#### TASK GOAL:
Once the line containing "(c.variant.moving ? (size_t)PT_BLOCK" is found in the records below, return it and each following line exactly, up to and including the line containing "if (L.pool &&", and nothing else.

#### THE RECORDS:
struct LaunchLayout {
    pt_fn fn = nullptr;
    pt_coop_fn fn_coop = nullptr;
    int n_top = 0, n_topq = 0;
    size_t smem = 0;
    int grid = 0;
    bool pool = false;
    float node_shrink = 0.f;
    int64_t n_pix = 0;
    size_t ring_bytes = 0, accum_bytes = 0, ticket_bytes = 0, coop_bytes = 0;
    size_t workspace_bytes = 0;
};
static LaunchLayout launch_layout(const FlatView& view, const RenderPlan& plan, const Tuning& tun, const DevInfo& di, const KernelChoice& c) {
    LaunchLayout L;
    const int kernel = c.kernel, integ = plan.integrator;
    const size_t lds_max = c.lds_max, stack_bytes = c.stack_bytes;
    if (kernel == 2 && !c.lds && lds_max > stack_bytes) {
        size_t room = (lds_max - stack_bytes) / sizeof(Node2);
        if (tun.n_top >= 0) room = std::min<size_t>(room, (size_t)tun.n_top);
        L.n_top = (int)std::min<size_t>(room, view.n_nodes2);
    }
    if (kernel == 5 && lds_max > stack_bytes) {
        size_t room = lds_max - stack_bytes;
        L.n_top = (int)std::min<size_t>(std::min<size_t>(room / sizeof(Node2), 128), view.world_top2);
        if (tun.n_top >= 0) L.n_top = std::min(L.n_top, tun.n_top);
        room -= (size_t)L.n_top * sizeof(Node2);
        L.n_topq = (int)std::min<size_t>(room / sizeof(NodeQ), view.n_nodes2);
        if (tun.n_top >= 0) L.n_topq = std::min(L.n_topq, tun.n_top);
    }
    const size_t smem = L.smem = (c.lds ? c.hot_bytes : (size_t)L.n_top * sizeof(Node2) + (size_t)L.n_topq * sizeof(NodeQ)) + stack_bytes +
                                 (c.variant.moving ? (size_t)PT_BLOCK * sizeof(double) : 0);
    const bool early = kernel == 5 && COOP_EARLY_FOLD && plan.tiles_owned < (int64_t)2 * di.cus * (PT_BLOCK / 64);
    if (kernel == 5)
        L.fn_coop = coop_variant(CoopKey{integ, view.n_inline2 != 0u || view.n_inst2 > 32u, early, view.n_inst2 > 32u, tie_scene(view)});
    else
        L.fn = pt_variant(pt_key(c, integ, false));
    const void* fptr = (kernel == 5) ? (const void*)L.fn_coop : (const void*)L.fn;
    if (smem > 48 * 1024) HIP_CHECK(hipFuncSetAttribute(fptr, hipFuncAttributeMaxDynamicSharedMemorySize, (int)smem));
    int blocks_per_cu = 0;
    HIP_CHECK(hipOccupancyMaxActiveBlocksPerMultiprocessor(&blocks_per_cu, fptr, PT_BLOCK, smem));
    if (blocks_per_cu < 1) blocks_per_cu = 1;
    const int grid = L.grid = di.cus * blocks_per_cu;
    const SceneVariant& v = c.variant;
    L.pool = POOL_MODE && SINGLE_UNITS_BELOW_WAVES && plan.tiles_owned < (int64_t)grid * (PT_BLOCK / 64) &&
             ((kernel == 2 && !v.media && !v.book2 && !v.nest && !c.bg && !c.area) || (kernel == 5 && early));
    if (L.pool && kernel == 2) {
        L.fn = pt_variant(pt_key(c, integ, true));
        if (smem > 48 * 1024) HIP_CHECK(hipFuncSetAttribute((const void*)L.fn, hipFuncAttributeMaxDynamicSharedMemorySize, (int)smem));
    }
    L.node_shrink = (RT_TIGHTEN_BOXES && kernel == 2 && c.lds) ? box_shrink(view.origin_limit2, render_origin_bound(view.origin_limit2, c.cam_abs), view.n_inst2 == 0u) : 0.f;
    L.n_pix = plan.tiles_owned * TILE_PIX;
    L.ring_bytes = (size_t)grid * (PT_BLOCK / 64) * RING_UNITS * UNIT_DOUBLES * sizeof(double);
    L.accum_bytes = std::max<size_t>(16, (size_t)L.n_pix * 3 * sizeof(double));
    L.ticket_bytes = std::max<size_t>(16, (size_t)plan.tiles_owned * sizeof(unsigned int));
    L.coop_bytes = (kernel == 5) ? (size_t)grid * COOP_POOL * COOP_REC * sizeof(uint64_t) : 0;
    L.workspace_bytes = L.ring_bytes + (size_t)L.n_pix * 3 * sizeof(double) + (size_t)plan.tiles_owned * sizeof(unsigned int) + L.coop_bytes;
    return L;
}

static void fill_stats(rt_stats* st, const rt_scene& s, const RenderPlan& plan, int kernel, bool lds, int grid, double kernel_ms, int launches, size_t workspace_bytes) {
    if (!st) return;
    st->kernel_ms = kernel_ms;
    st->reduce_ms = 0.;
    st->launches = launches;
    st->kernel_used = kernel;
    st->scene_in_lds = lds ? 1 : 0;
    st->block_threads = PT_BLOCK;
    st->grid_blocks = grid;
    st->spp_chunk = plan.spp_chunk;
    st->scene_bytes = s.flat.blob.size();
    st->reserved[1] = (uint64_t)workspace_bytes;
}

#### SOLUTION:
                                 (c.variant.moving ? (size_t)PT_BLOCK * sizeof(double) : 0);
    const bool early = kernel == 5 && COOP_EARLY_FOLD && plan.tiles_owned < (int64_t)2 * di.cus * (PT_BLOCK / 64);
    if (kernel == 5)
        L.fn_coop = coop_variant(CoopKey{integ, view.n_inline2 != 0u || view.n_inst2 > 32u, early, view.n_inst2 > 32u, tie_scene(view)});
    else
        L.fn = pt_variant(pt_key(c, integ, false));
    const void* fptr = (kernel == 5) ? (const void*)L.fn_coop : (const void*)L.fn;
    if (smem > 48 * 1024) HIP_CHECK(hipFuncSetAttribute(fptr, hipFuncAttributeMaxDynamicSharedMemorySize, (int)smem));
    int blocks_per_cu = 0;
    HIP_CHECK(hipOccupancyMaxActiveBlocksPerMultiprocessor(&blocks_per_cu, fptr, PT_BLOCK, smem));
    if (blocks_per_cu < 1) blocks_per_cu = 1;
    const int grid = L.grid = di.cus * blocks_per_cu;
    const SceneVariant& v = c.variant;
    L.pool = POOL_MODE && SINGLE_UNITS_BELOW_WAVES && plan.tiles_owned < (int64_t)grid * (PT_BLOCK / 64) &&
             ((kernel == 2 && !v.media && !v.book2 && !v.nest && !c.bg && !c.area) || (kernel == 5 && early));
    if (L.pool && kernel == 2) {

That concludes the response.